Maintain Professional Boundaries

It’s essential to distinguish between professional and personal interactions, especially when clients are also friends. Elizabeth Wilson, a copywriter in Sydney,
manages this distinction by keeping her communications strictly professional. She says, “A friend with a very successful business recently became a client. I thought it might be awkward, but I’ve kept it professional by treating her like all clients – written briefs, copywriting contracts, and professional emails with no personal talk. Banter is for cocktail time.”

Embrace Authentic Communication

Authenticity can foster a natural evolution from professional relationships to friendships without compromising professional integrity. Motion designer Dan Silverstone talks about this process: “I think a work relationship sort of morphs into a friendship with enough time and honesty from both parties. I like to talk to clients like I talk to my mates, as I want to be comfortable chatting with them, not feeling like I have to be someone else. We’re all in the same boat!”

Manage Communication Channels

Setting expectations about availability and communication methods can prevent misunderstandings. Photographer Abbie Jennings tackles this by controlling how she shares her contact information: “I’ve found that as soon as people have my number, they think I’m available 24/7. I try not to give it out if it’s not a repeat client. I move conversations to email rather than social media/text, but on the flip side, if you’re not responding instantly, sometimes you miss out on jobs.”

Illustrator Niki Groom also prefers formal channels over casual ones, saying, “Despite all the ‘hey babe’ I get on Instagram, I’ll ask for an email address and send a more formal email.

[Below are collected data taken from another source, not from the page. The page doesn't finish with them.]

#if defined(DACC_PROFILE) && !defined(DACC_EMUL)
	#define SITE_T0 uint64_t _ps = clock64();
	#define SITE_RESET { _ps = clock64(); }
// ... 32 lines not shown
		for ( uint32_t q = L.succ0()[z]; q < nn; ++q )
		{
			uint32_t const x = L.nv()[q];
			if ( x == target ) return q;
			if ( x > target ) break;
		}
		return -1;
	}
	DEV uint32_t nsucc(uint32_t z) const { return (L.sinfo()[z]>>8)&7; }
	DEV uint32_t nsuccact(uint32_t z) const { return (L.sinfo()[z]>>11)&7; }

	DEV void buildInstances()
	{
		PROFX_T0
		enum { NCH = (CT::maxs+WSZ-1)/WSZ };
#if defined(DACC_GEN_MARKS_NONE)
		enum : bool { GENMARKS = false };
#else
		enum : bool { GENMARKS = true };
#endif
		enum : bool { WIDES = FastLds<CT>::wides };
		enum : uint32_t { CLB = WIDES ? 10u : 8u, CLMASK = (1u << CLB) - 1u };
		static_assert(4u*CT::maxs <= FastLds<CT>::icap && CT::maxs <= (1u << CLB) && FastLds<CT>::icap <= (1u << (WIDES ? 16 : 24)),"compact string list: string | first slot << CLB, in the bytes of irpos");
		static_assert(!WIDES || GENMARKS,"the two-pass generation of more than 256 strings needs the marks");
		LDSQ uint8_t * const marks = L.ipos();
		LDSQ uint32_t * const clist = reinterpret_cast<LDSQ uint32_t *>(L.irpos());
		enum { NCHR = WIDES ? 1 : NCH };
		uint32_t nkc[NCHR], offc[NCHR], rkc[NCHR]; uint32_t base = 0, nl = 0;
		if constexpr ( WIDES )
		{
// ... 138 lines not shown
				p0 += dacc_popc64(m0); p1 += dacc_popc64(m1); p2 += dacc_popc64(m2); p3 += dacc_popc64(m3);
			}
			wv_sync();
			wv_sort_keys<CT::precap>(L.pre(),cnt0);
			wv_sort_keys<CT::precap>(L.pre()+o1,cnt1);
			wv_sort_keys<CT::precap>(L.pre()+o2,cnt2);
			wv_sort_keys<CT::precap>(L.pre()+o3,cnt3);
		}
		else
		wv_sort_keys<CT::precap,(CT::precap == 2048 && CT::ncap == 256)>(L.pre(),npre);
		SITE(33)
	}

	DEV void buildNodes(uint32_t const f)
	{
		uint32_t base = 0;
		for ( uint32_t c = 0; c < npre; c += WSZ )
		{
			uint32_t const i = c + lane;
			uint32_t keep = 0, e = i;
			if ( i < npre && (i == 0 || (L.pre()[i]>>32) != (L.pre()[i-1]>>32)) )
			{
				uint64_t const km = L.pre()[i]>>32;
				e = i+1;
				while ( e < npre && (L.pre()[e]>>32) == km ) ++e;
				keep = (e-i) >= f;
			}
			uint32_t tot; uint32_t const pre = wv_scan_excl(keep,tot);
			if ( keep )
			{
				uint32_t const z = base+pre;
				if ( z < CT::ncap ) { L.nv()[z] = static_cast<uint32_t>(L.pre()[i]>>32); L.nps()[z] = i; L.nfreq()[z] = (e-i) > FastLds<CT>::fqmax ? FastLds<CT>::fqmax : (e-i); if ( (e-i) > FastLds<CT>::fqmax ) over(2); }
			}
			base += tot;
		}
		nn = base;
		if ( nn > CT::ncap ) { over(2); nn = 0; }
		for ( uint32_t i = lane; i < npre; i += WSZ )
		{
			uint32_t const pos = (L.pre()[i]>>16)&0xFFFF, seq = L.pre()[i]&0xFFFF;
			uint32_t const rpos = L.slen()[seq]-pos-k;
			L.ipos()[i] = pos < nsup ? pos : nsup; L.irpos()[i] = rpos < nsup ? rpos : nsup;
		}
		wv_sync();
		if ( lane == 0 ) L.nps()[nn] = npre;
		for ( uint32_t z = lane; z < nn; z += WSZ )
		{
			uint32_t const s0 = L.nps()[z], f2 = L.nfreq()[z];
			uint32_t const lo = L.ipos()[s0], hi = L.ipos()[s0+f2-1];
			uint32_t rlo = 255, rhi = 0;
			for ( uint32_t q = 0; q < f2; ++q ) { uint32_t const r = L.irpos()[s0+q]; rlo = r < rlo ? r : rlo; rhi = r > rhi ? r : rhi; }
			uint32_t const pf = lo < nsup ? L.suplo8()[lo] : nrows, pt = hi < nsup ? L.suphi8()[hi] : nrows;
// ... 3 lines not shown
		uint32_t const kp2 = next_pow2(CT::maxs < 2 ? 2 : CT::maxs);
		base = 0;
		for ( uint32_t c = 0; c < nn; c += WSZ )
		{
			uint32_t const z = c + lane;
			uint32_t c0 = 0;
			if ( z < nn ) { uint32_t const s = L.nps()[z]; for ( uint32_t q = 0; q < L.nfreq()[z] && L.ipos()[s+q] == 0; ++q ) ++c0; }
			uint32_t tot; uint32_t const pre = wv_scan_excl(c0 ? 1 : 0,tot);
			if ( c0 && base+pre < kp2 ) L.mfirst()[base+pre] = ~((static_cast<uint64_t>(c0)<<32) | L.nv()[z]);
			base += tot;
		}
		nmfirst = base;
		if ( nmfirst > kp2 ) { over(8); nmfirst = 0; }
		uint32_t const p2 = next_pow2(nmfirst < 2 ? 2 : nmfirst);
		for ( uint32_t i = nmfirst + lane; i < p2; i += WSZ ) L.mfirst()[i] = ~0ull;
		base = 0;
		for ( uint32_t c = 0; c < nlast; c += WSZ )
		{
			uint32_t const i = c + lane;
			uint32_t const head = (i < nlast) && (i == 0 || (L.lastk()[i]>>32) != (L.lastk()[i-1]>>32));
			uint32_t tot; uint32_t const pre = wv_scan_excl(head,tot);
			if ( head )
			{
				uint32_t e = i+1;
				while ( e < nlast && (L.lastk()[e]>>32) == (L.lastk()[i]>>32) ) ++e;
				L.mlast()[base+pre] = ~((static_cast<uint64_t>(e-i)<<32) | (L.lastk()[i]>>32));
			}
			base += tot;
		}
		nmlast = base;
		uint32_t const q2 = next_pow2(nmlast < 2 ? 2 : nmlast);
		for ( uint32_t i = nmlast + lane; i < q2; i += WSZ ) L.mlast()[i] = ~0ull;
		wv_sync();
		wv_sort_keys<FastLds<CT>::keycap>(L.mfirst(),nmfirst);
		wv_sort_keys<FastLds<CT>::keycap>(L.mlast(),nmlast);
	}

	DEV void buildSuccessors(uint32_t const no)
	{
		uint32_t const lim = T.klim[(k-P.klow)*T.kln + (no < static_cast<uint32_t>(T.kln) ? no : T.kln-1)];
		for ( uint32_t z = lane; z < nn; z += WSZ )
		{
			uint32_t const masked = static_cast<uint32_t>((static_cast<uint64_t>(L.nv()[z])<<2) & kmask);
			uint32_t const s0 = lowerNode(masked);
			uint32_t k0 = 0, k1 = 0, k2 = 0, k3 = 0, n = 0;
			for ( uint32_t q = s0; q < nn && L.nv()[q] <= (masked|3); ++q )
			{
				uint32_t const kv = (static_cast<uint32_t>(L.nfreq()[q])<<8) | (L.nv()[q]&3);
				if ( n == 0 ) k0 = kv; else if ( n == 1 ) k1 = kv; else if ( n == 2 ) k2 = kv; else k3 = kv;
				++n;
// ... 15 lines not shown
			L.sinfo()[z] = order | (n<<8) | (act<<11);
		}
		wv_sync();
		sfresh = true;
	}
	DEV bool passIsDead() const
	{
		if ( nmfirst == 0 || nmlast == 0 ) return true;
		uint32_t const lastthres = ((static_cast<uint32_t>((~L.mlast()[0])>>32))*3)/4;
		uint32_t any = 0;
		for ( uint32_t i = lane; i < nmlast; i += WSZ )
		{
			uint64_t const e = ~L.mlast()[i];
			if ( static_cast<uint32_t>(e>>32) >= lastthres && findNode(static_cast<uint32_t>(e)) >= 0 ) any = 1;
		}
		return !wv_any(any);
	}
	DEV bool addNextFromHeap()
	{
		uint32_t best = 0;
		for ( uint32_t z = lane; z < nn; z += WSZ )
			if ( nsuccact(z) < nsucc(z) )
			{
				uint32_t const fq = L.nfreq()[succNode(z,nsuccact(z))];
				best = fq > best ? fq : best;
			}
		best = wv_max(best);
		if ( ! best ) return false;
		for ( uint32_t z = lane; z < nn; z += WSZ )
		{
// ... 76 lines not shown
		base = 0;
		for ( uint32_t c = 0; c < nane; c += WSZ )
		{
			uint32_t const i = c + lane;
			uint32_t ok = 0; uint32_t seqid = 0, pos = 0; uint64_t cv = 0;
			if ( i < nane )
			{
				pos = ANE[i]&0xFF; cv = ANE[i]>>8;
				for ( uint32_t j = 0; j < mao; ++j ) if ( pos + k <= L.slen()[j] ) { seqid = j; ok = 1; break; }
			}
			uint32_t tot; uint32_t const pre = wv_scan_excl(ok,tot);
			if ( ok && npre+base+pre < CT::precap ) L.pre()[npre+base+pre] = (cv<<32) | (static_cast<uint64_t>(pos)<<16) | seqid;
			base += tot;
		}
		if ( npre + base > CT::precap ) { over(1); return; }
		npre += base;
		wv_sync();
		wv_sort_keys<CT::precap>(L.pre(),npre);
	}

	DEV LDSQ uint16_t * stepTable() const { return L.xstep(); }
	DEV void computePredCounts()
	{
		LDSQ uint32_t * const cnt32 = L.xcnt32();
		LDSQ uint16_t * const stepT = stepTable();
		for ( uint32_t z = lane; 4u*z < nn; z += WSZ ) cnt32[z] = 0;
		wv_sync();
		for ( uint32_t u = lane; u < nn; u += WSZ )
		{
			uint32_t const na = nsuccact(u);
			uint32_t first = 0xFFFF;
// ... 87 lines not shown
		if ( nlinks > CT::lcap ) { over(64); n0 = 0; return; }
		wv_sync();
		for ( uint32_t q = lane; q < ns; q += WSZ )
		{
			uint32_t const len = L.tslen()[q]; uint64_t const sk = L.skey()[q];
			LDSQ uint16_t * const dst = L.links() + L.tlink()[q];
			if ( q < nslot && len <= WSLOT )
			{
				if constexpr ( GW ) { uint16_t const * src = reinterpret_cast<uint16_t const *>(gslab) + q*WSLOT; for ( uint32_t t = 0; t < len; ++t ) dst[t] = src[t]; }
				else { LDSQ uint16_t const * src = L.xwtmp() + q*WSLOT; for ( uint32_t t = 0; t < len; ++t ) dst[t] = src[t]; }
			}
			else { uint32_t ln; walkStretch(L.tfirst()[q],static_cast<uint32_t>(sk>>32),dst,ln); }
			L.tlast()[q] = static_cast<uint32_t>(sk);
		}
		wv_sync();
		uint32_t const p2 = next_pow2(ns < 2 ? 2 : ns);
		for ( uint32_t q = lane; q < p2; q += WSZ )
			L.skey()[q] = q < ns ? ((sortKey(L.tfirst()[q],L.links()[L.tlink()[q]+1],L.tslen()[q] < KFMAX ? L.tslen()[q] : KFMAX,L.tlast()[q])<<QB) | q) : ~0ull;
		wv_sync();
		wv_sort_keys<fcpow2(CT::scap)>(L.skey(),ns);
		uint32_t dup = 0;
		for ( uint32_t q = lane; q < ns; q += WSZ )
		{
			if ( q && (L.skey()[q]>>(QB+2*KF)) == (L.skey()[q-1]>>(QB+2*KF)) ) dup = 1;
			uint32_t const raw = L.skey()[q]&QMASK;
			L.sfirst()[q] = L.tfirst()[raw]; L.slast()[q] = L.tlast()[raw]; L.sslen()[q] = L.tslen()[raw]; L.slink()[q] = L.tlink()[raw];
		}
		if ( wv_any(dup) ) { over(32); n0 = 0; return; }
		n0 = ns;
		wv_sync();
		for ( uint32_t z = lane; z < nn; z += WSZ ) { L.npred()[z] = SNONE; L.lhead()[z] = SNONE; }
		for ( uint32_t q = lane; q < p2; q += WSZ ) L.skey()[q] = q < ns ? ((static_cast<uint64_t>(L.slast()[q])<<SB) | q) : ~0ull;
		wv_sync();
		for ( uint32_t q = lane; q < ns; q += WSZ ) if ( q == 0 || L.sfirst()[q-1] != L.sfirst()[q] ) L.npred()[L.sfirst()[q]] = q;
		wv_sort_keys<fcpow2(CT::scap)>(L.skey(),ns);
		for ( uint32_t q = lane; q < ns; q += WSZ )
		{
			uint64_t const e = L.skey()[q];
			L.lord()[q] = static_cast<uint32_t>(e);
			if ( q == 0 || (L.skey()[q-1]>>SB) != (e>>SB) ) L.lhead()[e>>SB] = q;
		}
		wv_sync();
	}

	DEV void makePiece(uint32_t const id, uint32_t const par, uint32_t const a, uint32_t const b)
	{
		LDSQ uint16_t const * Lk = L.links() + L.slink()[par];
		L.sfirst()[id] = Lk[a]; L.slast()[id] = Lk[b]; L.sslen()[id] = b-a+1; L.slink()[id] = L.slink()[par]+a;
	}
	DEV void findCandidatesAndPieces()
	{
		uint32_t const firstthres = nmfirst ? ((static_cast<uint32_t>((~L.mfirst()[0])>>32))*3)/4 : 0;
		uint32_t const lastthres = nmlast ? ((static_cast<uint32_t>((~L.mlast()[0])>>32))*3)/4 : 0;
		uint32_t cf = 0, cl = 0;
		while ( cf < nmfirst && static_cast<uint32_t>((~L.mfirst()[cf])>>32) >= firstthres ) ++cf;
		while ( cl < nmlast && static_cast<uint32_t>((~L.mlast()[cl])>>32) >= lastthres ) ++cl;
		nF = cf; npool = n0;
// ... 31 lines not shown
			{
				uint32_t const len = L.sslen()[s]; LDSQ uint16_t const * Lk = L.links() + L.slink()[s];
				for ( uint32_t i = 1; i+1 < len; ++i ) if ( sid[Lk[i]] != s ) multi = 1;
			}
			for ( uint32_t c = lane; c < nF; c += WSZ ) { uint32_t const z = L.fnode()[c]; if ( z != 0xFFFF && sid[z] != 0xFFFF ) { L.parF()[c] = sid[z]; L.posF()[c] = spos[z]; } }
			for ( uint32_t c = lane; c < nL; c += WSZ ) { uint32_t const z = L.lnode()[c]; if ( z != 0xFFFF && sid[z] != 0xFFFF ) { L.parL()[c] = sid[z]; L.posL()[c] = spos[z]; } }
		}
		if ( wv_any(multi) ) { over(32); return; }
		wv_sync();
		{
			uint32_t cnt = 0;
			for ( uint32_t c = 0; c < nF; ++c ) cnt += (L.parF()[c] != SNONE);
			for ( uint32_t c = 0; c < nL; ++c ) cnt += (L.parL()[c] != SNONE);
			if ( n0 + 2*cnt + 1 > CT::scap || n0 + 2*cnt + 1 > SMAX ) { over(32); return; }
		}
		{
			uint32_t id = n0;
			for ( uint32_t c0 = 0; c0 < nF + nL; c0 += WSZ )
			{
				uint32_t const c = c0 + lane;
				bool const isF = c < nF, act = c < nF + nL;
				uint32_t const ci = isF ? c : c - nF;
				uint32_t const par = act ? (isF ? L.parF()[ci] : L.parL()[ci]) : static_cast<uint32_t>(SNONE);
				bool const has = act && par != SNONE;
				uint32_t tot; uint32_t const pre = wv_scan_flag(has,tot);
				if ( has )
				{
					uint32_t const pid = id + 2*pre, pos = isF ? L.posF()[ci] : L.posL()[ci];
					if ( isF ) L.pieF()[ci] = pid; else L.pieL()[ci] = pid;
					makePiece(pid,par,0,pos); makePiece(pid+1,par,pos,L.sslen()[par]-1);
// ... 29 lines not shown
							while ( m < nm && !(L.midpar()[m] == pf && L.midA()[m] == lo && L.midB()[m] == hi) ) ++m;
							if ( m < nm ) continue;
							if ( nm < MIDCAP ) { L.midpar()[nm] = pf; L.midA()[nm] = lo; L.midB()[nm] = hi; }
							++nm;
						}
					}
				}
				wv_sync();
				nm = wv_bcast(nm,0);
				if ( nm > MIDCAP || npool + nm > CT::scap || npool + nm > SMAX ) { over(32); return; }
				for ( uint32_t m = lane; m < nm; m += WSZ ) makePiece(npool+m,L.midpar()[m],L.midA()[m],L.midB()[m]);
				nmid = nm; npool += nm;
				wv_sync();
			}
		}
		for ( uint32_t id = n0 + lane; id < npool; id += WSZ ) L.ppos()[id] = basePos(id);
		wv_sync();

	}

	DEV bool pairReachable()
	{
		LDSQ uint8_t * const seedN = L.xreach();
		LDSQ uint8_t * const reachN = seedN + CT::ncap;
		LDSQ uint8_t * const vis = reachN + CT::ncap;
		if ( nF == 0 || nL == 0 ) return false;
		for ( uint32_t z = lane; z < nn; z += WSZ ) { seedN[z] = 0; reachN[z] = 0; }
		for ( uint32_t s = lane; s < n0; s += WSZ ) vis[s] = 0;
		wv_sync();
		for ( uint32_t c = lane; c < nF; c += WSZ )
		{
			uint32_t const z = L.fnode()[c], par = L.parF()[c];
// ... 1457 lines not shown
			{
				uint64_t e0 = 0, e1 = 0, e2 = 0, e3 = 0;
				uint32_t const lo = 64*wq, hi = m < lo+64 ? m : lo+64;
				for ( uint32_t i = lo; i < hi; ++i )
				{
					uint32_t const c = s[i]; uint64_t const b = 1ull<<(i-lo);
					e0 |= (c == 0) ? b : 0; e1 |= (c == 1) ? b : 0; e2 |= (c == 2) ? b : 0; e3 |= (c == 3) ? b : 0;
				}
				L.peq()[4*PW*j+0*PW+wq] = e0; L.peq()[4*PW*j+1*PW+wq] = e1; L.peq()[4*PW*j+2*PW+wq] = e2; L.peq()[4*PW*j+3*PW+wq] = e3;
			}
		}
		wv_sync();
	}

	bool sfresh, sdirty;
	DEV void spillS()
	{
		if constexpr ( GW )
		{
			typedef FastLds<CT> LL;
			constexpr uint32_t plen = ((LL::upool - LL::sbase + 15u) & ~15u) < LL::sbytes ? ((LL::upool - LL::sbase + 15u) & ~15u) : LL::sbytes;
			constexpr uint32_t si0 = (LL::o_sinfo - LL::sbase) & ~15u, si1 = ((LL::e_sinfo - LL::sbase + 15u) & ~15u) < plen ? ((LL::e_sinfo - LL::sbase + 15u) & ~15u) : plen;
			LDSQ G4 const * const src = reinterpret_cast<LDSQ G4 const *>(L.base + LL::sbase);
			G4 * const dst = reinterpret_cast<G4 *>(gslab + LL::g_spill);
			wv_sync();
			if ( sfresh ) { for ( uint32_t i = lane; i < plen/16u; i += WSZ ) dst[i] = src[i]; }
			else if ( sdirty && si0 < si1 ) { for ( uint32_t i = si0/16u + lane; i < si1/16u; i += WSZ ) dst[i] = src[i]; }
			sfresh = false; sdirty = false;
			wv_sync();
		}
// ... 19 lines not shown
		sl = wv_bcast(sl,0);
		if ( !sl ) return 0;
		uint64_t * const dst = FB.hand + static_cast<uint64_t>(sl-1)*FB.handwords;
		if ( lane == 0 ) { dst[0] = npre | (static_cast<uint64_t>(nlast)<<32); dst[1] = k; }
		uint32_t const po = 2, lo = 2 + ((npre+1)&~1u);
		for ( uint32_t i = lane; i < npre; i += WSZ ) dst[po+i] = L.pre()[i];
		for ( uint32_t i = lane; i < nlast; i += WSZ ) dst[lo+i] = L.lastk()[i];
		return sl;
	}
	DEV bool loadHand(FastBatch const & FB, uint32_t const hslot)
	{
		uint64_t const * const src = FB.hand + static_cast<uint64_t>(hslot-1)*FB.handwords;
		uint64_t const h0 = src[0];
		uint32_t const n = static_cast<uint32_t>(h0), nl = static_cast<uint32_t>(h0>>32);
		if ( n > FastLds<CT>::icap || nl > FastLds<CT>::keycap || src[1] != k ) return false;
		npre = n; nlast = nl;
		FSTAT_ADD(31,1);
		uint32_t const po = 2, lo = 2 + ((n+1)&~1u);
		wv_sync();
		for ( uint32_t i = lane; i < n; i += WSZ ) L.pre()[i] = src[po+i];
		for ( uint32_t i = lane; i < nl; i += WSZ ) L.lastk()[i] = src[lo+i];
		wv_sync();
		return true;
	}
	DEV void restoreInstances()
	{
		if constexpr ( GW )
		{
			typedef FastLds<CT> LL;
			G4 const * const src = reinterpret_cast<G4 const *>(gslab + LL::g_inst);
			LDSQ G4 * const dp = reinterpret_cast<LDSQ G4 *>(L.pre());
// ... 705 lines not shown
	return 1u;
}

I never give my phone number out, so don’t I have clients WhatsApping me.”

Focus on Personal Values

Aligning yourself with like-minded creatives can enhance both professional interactions and potential friendships. Digital designer Millie Davis reflects on this: “In my opinion, this is exactly why focusing on your own values and morals is more important than bouncing off someone else’s energy. It becomes the natural progression in a friendship, work relationship, or acquaintance, and in turn, you’ll find like-minded and genuine people.”

Adapt Communication Styles

Understanding and adapting to the communication preferences of others can help tailor your professional interactions effectively. Designer Andy Milligan notes the flexibility required depending on the context: “I have some clients I address specifically as ‘ma’am and sir…’ and others where our chats are filled with emojis and gifs and mildly inappropriate humour. I think it comes down to personality, the kind of working relationship these people value, and how you brand yourself.”


At the end of the day, setting boundaries in any relationship is key, and it doesn’t always have to be big or formal; sometimes, just a little nudge in the right direction works, too. Also, we all need to take a step back now and then to check in on our relationships and even how we’re handling ourselves.

In this wonderful creative industry, having clear communication, a good dose of mutual respect, and a solid foundation of trust really make a difference. It’s all about figuring out who’s just a work contact and who’s become a proper mate. Every good relationship, be it professional or personal, needs a bit of give and take, a helping hand, and the space to breathe and grow.

And when it really clicks, when you find those people who just get it –who share advice, respect where you’re drawing the line, and make any meeting feel more like catching up with a friend – that’s when you know you’ve struck gold. As Gloria from Modern Family once said, “Be the wind in his back, not the spit in his face.”

But let’s be real: Not everyone will be your cheerleader. If someone is crossing the line too much or just taking without giving, maybe it’s time to ease off a bit.

Those who stand by you, who throw in as much as they take out and treat you right – keep them close. They’re the rare ones who might just stick with you for life.